Discovery of Structure-Activity and Structure-Kinetic Relationships by in silico Methods for PDE Inhibitors Optimization

In silico methods have played an increasingly determinant role in the development of therapeutically relevant molecules. Optimization of a hit to a lead molecule requires improvements in binding affinity, kinetic profile, selectivity, and pharmacological properties. Computational techniques enable us to disclose and understand important structure-property relationships. The primary aim of this thesis is the evaluation, validation, and application of computational methods to predict multiple compound properties and understand structure-property relationships (e.g., structure-activity and structure-kinetic relationships) that could be used for the ligand optimization process. The applied methods were used to investigate Cyclic nucleotide phosphodiesterases (PDEs) ligands. In particular, this thesis focuses on the optimization of inhibitors for a parasite PDE, the Trypanosoma brucei PDEB1 (TbrPDEB1), which is genetically validated as potential drug targets for the treatment of Human African Trypanosomiasis (HAT). TbrPDEB1 is not individually essential for parasite survival, but previous studies showed that its knockdown using RNAi leads to improper cell division and, therefore, cell death.
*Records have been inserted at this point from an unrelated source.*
# cts198859/deeprl_signal_control

Measured on NVIDIA H100. Metric: agent-env-steps/sec, higher is better.
Workload: dtype f32 (sim, LSTM cell, loss, optimizer) + bf16 tensor-core operands with f32 accumulation (learner GEMMs)

## Files before the change

deeprl_signal_control_b200/_lib.py:

```python
from __future__ import annotations

import ctypes as C
import os
import subprocess

_HERE = os.path.dirname(os.path.abspath(__file__))
CSRC = os.path.join(_HERE, "csrc")
LIB_PATH = os.environ.get("TSC_LIB", os.path.join(CSRC, "libtsc.so"))
_lib = None

SYMBOLS = ["tsc_last_error", "tsc_create", "tsc_destroy", "tsc_reset", "tsc_set_train_mode",
           "tsc_set_replica_coop_gamma", "tsc_observe", "tsc_step", "tsc_step_host", "tsc_step_host_range", "tsc_step_host_range_async", "tsc_set_record", "tsc_step_record", "tsc_get_trips", "tsc_get_counts", "tsc_get_traffic_stats",
           "tsc_dump_state", "tsc_info", "tsc_mean_live", "tsc_set_greedy_program", "tsc_greedy_actions",
           "tscl_create", "tscl_destroy", "tscl_fc_embed", "tscl_lstm_seq_fwd", "tscl_heads", "tscl_returns", "tscl_returns_g",
           "tscl_heads_loss", "tscl_lstm_seq_bwd", "tscl_fc_bwd", "tscl_fc_bwd_tc", "tscl_wgrad_tc", "tscl_clip_rmsprop",
           "tscl_pack_weights", "tscl_policy_step", "tscl_policy_step_v2", "tscl_policy_step_v2r", "tscl_policy_step_v2g", "tscl_unpack_store", "tscl_pack_wht", "tscl_lstm_seq_bwd_tc", "tscl_pack_wxt", "tscl_lstm_seq_bwd_tc_dx", "tscl_lstm_seq_bwd_tc_heads", "tscl_dx_tc", "tscl_dx_fc_bwd_tc", "tscl_host_transition", "tscl_device_transition", "tscl_device_transition_g","tscl_memcpy_async", "tscl_fc_hidden_fwd", "tscl_fc_hidden_bwd", "tscl_debug_policy_prof", "tscl_debug_bptt_prof",
           "tscl_policy_step_pi", "tscl_argmax_actions", "tscl_q_create", "tscl_q_destroy", "tscl_q_step",
           "tscl_q_explore", "tscl_q_sample", "tscl_q_td", "tscl_q_adam", "tscl_q_transition"]


def build_native(force: bool = False, verbose: bool = False) -> str:
    cmd = ["make", "-C", CSRC] + (["-B"] if force else [])
    out = subprocess.run(cmd, capture_output=True, text=True)
    if out.returncode != 0:
        raise RuntimeError("nvcc build of libtsc.so failed:\n" + out.stdout + out.stderr)
    if verbose:
        print(out.stdout + out.stderr)
    return LIB_PATH


def lib() -> C.CDLL:
    global _lib
    if _lib is None:
        if not os.path.exists(LIB_PATH):
            raise ImportError(
                "native library %s is missing: run `python -c 'import __graft_entry__ as g; g.build()'` "
                "(there is no CPU fallback)" % LIB_PATH)
        _lib = C.CDLL(LIB_PATH)
        _lib.tsc_last_error.restype = C.c_char_p
        for s in SYMBOLS:
            getattr(_lib, s)
    return _lib


def check(rc: int):
    if rc != 0:
        raise RuntimeError("libtsc: " + lib().tsc_last_error().decode())
```

deeprl_signal_control_b200/agents/learner.py:

```python
from __future__ import annotations

import ctypes as C
import os
import types
from typing import Optional, Sequence

import numpy as np
import torch

from .. import _lib
from .. import dist as _dist
from .layout import PolicyLayout


def _p(t):
    return None if t is None else C.c_void_p(t.data_ptr())


def check_population(seeds, seed, n_replicas, chunk, process_group):
    if seeds is None:
        return [int(seed)]
    seeds = [int(s) for s in seeds]
    if not seeds:
        raise ValueError("a population needs at least one seed")
# ... 127 lines not shown
        self.obs_hist = torch.zeros(T + 1, R, L.n_obs, **f32)
        self.act_hist = torch.zeros(T, R, A, dtype=torch.int32, device=self.dev)
        self.rew_hist = torch.zeros(T, R, A, **f32)
        self.val_hist = torch.zeros(T, R, A, **f32)
        self.Rs = torch.zeros(T, R, A, **f32); self.Adv = torch.zeros(T, R, A, **f32)
        self.done_pre = [0.0] * T
        self.done_post = [0.0] * T
        self.last_done = False
        self.t = 0
        self.n_forward = 0
        self._one = torch.zeros(1, **f32)
        self._upd_bufs = None
        self.kernel_launches = 0
        paths = self.paths
        self.use_tc, self.tc_v2 = paths.use_tc, paths.tc_v2
        mdim = () if self.K == 1 else (self.K,)
        self.Wp = torch.zeros(*mdim, U, ((L.dx + L.h) // 8) * 4 * L.h * 8 + 8 * L.dx * 8, dtype=torch.bfloat16,
                              device=self.dev)
        self.Wt = torch.zeros(*mdim, U, 32, L.h, 8, dtype=torch.bfloat16, device=self.dev)
        self.Wxt = torch.zeros(*mdim, U, 32, L.dx, 8, dtype=torch.bfloat16, device=self.dev)
        self.seeds_dev = torch.tensor(self.seeds, dtype=torch.int64, device=self.dev) if self.K > 1 else None
        differ = lambda *keys: any(len({h[k] for h in self.hp}) > 1 for k in keys)
        per = lambda key: torch.tensor([h[key] for h in self.hp], **f32)
        self.gamma_dev = per("gamma") if differ("gamma") else None
        self.rscale_differs = differ("reward_norm", "reward_clip")
        self.rnorm_dev, self.rclip_dev = (per("reward_norm"), per("reward_clip")) if self.rscale_differs else (None, None)
        self.dx_fused = False
        self.dx_fusable = paths.dx_fusable
        self.dx_own = paths.dx_own
        self.dx_fc_fused = paths.dx_fc_fused
        self.bwd_tc, self.fc_bwd_tc, self.wgrad_tc = paths.bwd_tc, paths.fc_bwd_tc, paths.wgrad_tc
        self.fused_heads = True
        self.heads_in_bptt = os.environ.get("TSC_BPTT_HEADS", "1") != "0"
        self._dz_all = None
        self.pack_weights()
        need = U * T * R * (L.dx + 4 * L.h + 2 * L.h) * 2
        if store_acts is None:
            free, _ = torch.cuda.mem_get_info(self.dev)
            store_acts = self.tc_v2 and need < 0.5 * free
        self.store_acts = bool(store_acts) and self.tc_v2 and (R % self.chunk == 0)
        if self.K > 1 and not self.store_acts:
            raise ValueError("a population back-propagates through the activation store, which does not fit: %.2f GB "
                             "for %d x %d replicas" % (need / 1e9, self.K, self.R_m))
        self.st_x = self.st_g = self.st_c = self.st_h = None
        if self.store_acts:
            bf = dict(dtype=torch.bfloat16, device=self.dev)
            nc, rc_ = R // self.chunk, self.chunk
            self.st_x = torch.zeros(nc, U, T, rc_, L.dx, **bf); self.st_g = torch.zeros(nc, U, T, rc_, 4 * L.h, **bf)
            self.st_c = torch.zeros(nc, U, T, rc_, L.h, **bf); self.st_h = torch.zeros(nc, U, T, rc_, L.h, **bf)
        self._acts_ok = [False] * T

    def close(self):
        if getattr(self, "_h", None) is not None:
            _lib.lib().tscl_destroy(self._h)
            self._h = None

    def __del__(self):
        try:
            self.close()
        except Exception:
            pass

    def member(self, k: int):
        if self.K == 1:
            return self
        return types.SimpleNamespace(lay=self.lay, _h=self._h, dev=self.dev, use_tc=self.use_tc, tc_v2=self.tc_v2,
# ... 188 lines not shown
        M = T * b["rc"]
        if (dh or not lean) and "dH" not in b:
            b["dH"] = torch.empty(U, M, L.h, **f32)
        if lean and dzb and "dZb" not in b:
            b["dZb"] = torch.empty(U, M, 4 * L.h, dtype=torch.bfloat16, device=self.dev)
        if lean and dxb and "dXb" not in b:
            b["dXb"] = torch.empty(U, M, L.dx, dtype=torch.bfloat16, device=self.dev)
        if not lean and "X" not in b:
            b.update(ZG=torch.empty(U, M, 4 * L.h, **f32), dX=torch.empty(U, M, L.dx, **f32),
                     X=torch.empty(U, M, L.dx, **f32), C=torch.empty(U, M, L.h, **f32), H=torch.empty(U, M, L.h, **f32),
                     Hp=torch.empty(U, M, L.h, **f32), dlog=torch.empty(U, M, L.max_na, **f32))
        return b

    def _dz_all_buf(self):
        if self._dz_all is None:
            L, nc = self.lay, self.R // self.chunk
            need = nc * L.U * self.T * self.chunk * 4 * L.h * 2
            free, _ = torch.cuda.mem_get_info(self.dev)
            if need >= 0.5 * free:
                return None
            if self._upd_bufs is not None:
                self._upd_bufs.pop("dZb", None)
            self._dz_all = torch.empty(nc, L.U, self.T * self.chunk, 4 * L.h, dtype=torch.bfloat16, device=self.dev)
        return self._dz_all

    def _bwd_heads(self, P, G, Wt, stats, r0, n_chunks, v_coef, beta, scale, dpre, dZb):
        ci, R, A = r0 // self.chunk, self.R, self.lay.A
        _lib.check(_lib.lib().tscl_lstm_seq_bwd_tc_heads(
            self._h, _p(Wt), _p(P), _p(self.st_g[ci]), _p(self.st_c[ci]), _p(self.st_h[ci]), _p(self.c_bw), _p(dpre),
            _p(self.act_hist[0, r0:]), _p(self.Rs[0, r0:]), _p(self.Adv[0, r0:]), C.c_int32(self.T),
            C.c_int64(self.chunk), C.c_int32(n_chunks), C.c_int64(R), C.c_int64(r0), C.c_int64(R * A), C.c_float(v_coef),
            C.c_float(beta), C.c_float(scale), _p(dZb), _p(stats), _p(G), self._st()))

    def backward(self, boot: Optional[torch.Tensor], lr: float, beta: float):
        assert self.t == self.T, "rollout buffer not full"
        L, R, T, U, A, lib = self.lay, self.R, self.T, self.lay.U, self.lay.A, _lib.lib()
        lrs, betas = self._per_member(lr, "lr"), self._per_member(beta, "beta")
        self._mm()
        st = self._st
        f32 = dict(dtype=torch.float32, device=self.dev)
        dpre = torch.tensor(self.done_pre, **f32)
        dpost = torch.tensor(self.done_post, **f32)
        if boot is None:
            self.boot.zero_()
        else:
            self.boot.copy_(boot)
        if self.gamma_dev is not None:
            _lib.check(lib.tscl_returns_g(self._h, _p(self.rew_hist), _p(self.val_hist), _p(self.boot), _p(dpost),
                                          _p(self.gamma_dev), C.c_int32(self.K), C.c_int32(T), C.c_int64(R), _p(self.Rs),
                                          _p(self.Adv), st()))
        else:
            _lib.check(lib.tscl_returns(self._h, _p(self.rew_hist), _p(self.val_hist), _p(self.boot), _p(dpost),
                                        C.c_float(self.gamma), C.c_int32(T), C.c_int64(R), _p(self.Rs), _p(self.Adv), st()))
        self.G.zero_()
        self.stats.zero_()
        scale = _dist.grad_scale(T, 1, self.total_replicas)
        use_store = self.store_acts and all(self._acts_ok)
        if self.K > 1 and not use_store:
            raise RuntimeError("a population update needs every step of the rollout in the activation store")
        n_obs = L.n_obs
        P, G, Wt, Wxt, stats = self.P, self.G, self.Wt, self.Wxt, self.stats
        k = 0
        lean = use_store and self.bwd_tc and self.fc_bwd_tc and self.wgrad_tc and self.fused_heads
        heads_bptt = lean and self.heads_in_bptt and not (self.dx_fused and self.dx_fusable)
        dz_all = self._dz_all_buf() if heads_bptt and self.K == 1 and R > self.chunk else None
        if dz_all is not None:
            self._bwd_heads(P, G, Wt, stats, 0, R // self.chunk, self.hp[0]["v_coef"], betas[0], scale, dpre, dz_all)
            self.kernel_launches += 1
        for r0 in range(0, R, self.chunk):
            if self.K > 1:
                k = r0 // self.R_m
                P, G, Wt, Wxt, stats = self.P[k], self.G[k], self.Wt[k], self.Wxt[k], self.stats[k]
            rc = min(self.chunk, R - r0)
            M = T * rc
            ci = r0 // self.chunk
            all_tc = lean
            fuse_dx = all_tc and self.dx_fused and self.dx_fusable
            fuse_fc = all_tc and not fuse_dx and self.dx_fc_fused
            b = self._bufs(rc, lean=all_tc, dxb=not fuse_fc, dh=not heads_bptt, dzb=dz_all is None)
            X = Cc = H = Hp = dlog = ZG = dX = dZb = dXb = dH = None
            bf16 = dict(dtype=torch.bfloat16, device=self.dev)
            if b["rc"] == rc:
                dH = b.get("dH")
                if all_tc:
                    dZb, dXb = (b["dZb"] if dz_all is None else dz_all[ci]), b.get("dXb")
                else:
                    ZG, dX, X, Cc, H, Hp, dlog = (b[k] for k in ("ZG", "dX", "X", "C", "H", "Hp", "dlog"))
            else:
                dH = torch.empty(U, M, L.h, **f32)
                if all_tc:
                    dZb = torch.empty(U, M, 4 * L.h, **bf16)
                    dXb = None if fuse_fc else torch.empty(U, M, L.dx, **bf16)
                else:
                    ZG, dX, X, Cc, H, Hp, dlog = (torch.empty(U, M, s_, **f32) for s_ in
                                                  (4 * L.h, L.dx, L.dx, L.h, L.h, L.h, L.max_na))
            obs0 = self.obs_hist[0, r0:]
            if all_tc:
                pass
            elif use_store:
                direct = self.bwd_tc
# ... 8 lines not shown
                torch.baddbmm(self.pv["bl"].unsqueeze(1), X, self.pv["wx"], out=ZG)
                _lib.check(lib.tscl_lstm_seq_fwd(self._h, _p(P), _p(ZG), _p(Cc), _p(H), _p(Hp), _p(self.c_bw),
                                                 _p(self.h_bw), None, None, _p(dpre), C.c_int32(T), C.c_int64(rc),
                                                 C.c_int64(R), C.c_int64(r0), st()))
            hb = _p(self.st_h[ci]) if use_store else None
            if heads_bptt:
                if dz_all is None:
                    self._bwd_heads(P, G, Wt, stats, r0, 1, self.hp[k]["v_coef"], betas[k], scale, dpre, dZb)
                    self.kernel_launches += 1
            else:
                _lib.check(lib.tscl_heads_loss(self._h, _p(P), None if all_tc else _p(H), _p(self.act_hist[0, r0:]),
                                               _p(self.Rs[0, r0:]), _p(self.Adv[0, r0:]), C.c_int64(M), C.c_int64(rc),
                                               C.c_int64(R * A), C.c_float(self.hp[k]["v_coef"]), C.c_float(betas[k]),
                                               C.c_float(scale),
                                               None if self.fused_heads else _p(dlog), _p(dH), _p(stats),
                                               hb if all_tc else None, _p(G) if self.fused_heads else None, st()))
                self.kernel_launches += 2
            if not self.fused_heads:
                self.gv["wo"].baddbmm_(H.transpose(1, 2), dlog)
                self.gv["bo"].add_(dlog.sum(dim=1))
            if heads_bptt:
                pass
            elif self.bwd_tc:
                gb = (_p(self.st_g[ci]), _p(self.st_c[ci])) if use_store else (None, None)
                _lib.check(lib.tscl_lstm_seq_bwd_tc_dx(self._h, _p(Wt), _p(ZG), _p(Cc), _p(dH), _p(self.c_bw),
                                                       _p(dpre), C.c_int32(T), C.c_int64(rc), C.c_int64(R), C.c_int64(r0),
                                                       *gb, _p(dZb), _p(Wxt) if fuse_dx else None,
                                                       _p(dXb) if fuse_dx else None, st()))
            else:
                _lib.check(lib.tscl_lstm_seq_bwd(self._h, _p(P), _p(ZG), _p(Cc), _p(dH), _p(self.c_bw), _p(dpre),
                                                 C.c_int32(T), C.c_int64(rc), C.c_int64(R), C.c_int64(r0), st()))
            dZ = ZG
            if self.wgrad_tc:
                if use_store:
                    _lib.check(lib.tscl_wgrad_tc(self._h, _p(dZ), _p(dZb), None, _p(self.st_x[ci]), None, _p(self.st_h[ci]),
                                                 _p(self.h_bw), _p(dpre), C.c_int32(T), C.c_int64(rc), C.c_int64(R),
                                                 C.c_int64(r0), _p(G), C.c_int32(0), st()))
                else:
                    _lib.check(lib.tscl_wgrad_tc(self._h, _p(dZ), None, _p(X), None, _p(Hp), None, None, None, C.c_int32(T),
                                                 C.c_int64(rc), C.c_int64(R), C.c_int64(r0), _p(G), C.c_int32(0), st()))
            else:
                self.gv["wx"].baddbmm_(X.transpose(1, 2), dZ)
                self.gv["wh"].baddbmm_(Hp.transpose(1, 2), dZ)
                self.gv["bl"].add_(dZ.sum(dim=1))
            if fuse_fc:
                _lib.check(lib.tscl_dx_fc_bwd_tc(self._h, _p(obs0), _p(self.st_x[ci]), _p(dZb), _p(Wxt), C.c_int64(M),
                                                 C.c_int64(rc), C.c_int64(R * n_obs), _p(G), st()))
            elif all_tc and not fuse_dx and self.dx_own:
                _lib.check(lib.tscl_dx_tc(self._h, _p(dZb), _p(Wxt), _p(dXb), C.c_int64(M), st()))
            elif all_tc and not fuse_dx:
                torch.bmm(dZb, self.wx_b.transpose(1, 2), out=dXb)
            elif not all_tc:
                torch.bmm(dZ, P[L.off_wx:L.off_wh].view(U, L.dx, 4 * L.h).transpose(1, 2), out=dX)
            if fuse_fc:
                pass
            elif self.fc_bwd_tc:
                xb = _p(self.st_x[ci]) if use_store else None
                _lib.check(lib.tscl_fc_bwd_tc(self._h, _p(obs0), None if all_tc else _p(X), xb, _p(dX), _p(dXb),
                                              C.c_int64(M), C.c_int64(rc), C.c_int64(R * n_obs), _p(G), C.c_int32(0),
                                              st()))
            else:
                _lib.check(lib.tscl_fc_bwd(self._h, _p(obs0), _p(X), _p(dX), C.c_int64(M), C.c_int64(rc),
                                           C.c_int64(R * n_obs), _p(G), st()))
            self.kernel_launches += 1 if fuse_fc else 2 if use_store else 3
        if self.pg is not None:
            _dist.allreduce_sum_(self.G, self.pg)
        for k in range(self.K):
# ... 13 lines not shown
```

The 3D structure of the catalytic domain of TbrPDEB1 is highly similar to the one of the human enzymes, i.e., PDE4 (hPDE4) which is considered an off-target in these studies. Therefore, next to binding affinity and kinetic profile, selectivity has been a major focus of interest in this thesis. This thesis demonstrates how the computational structure-based analysis, in combination with experimental data, can be used to gain key insights for designing new optimized ligands.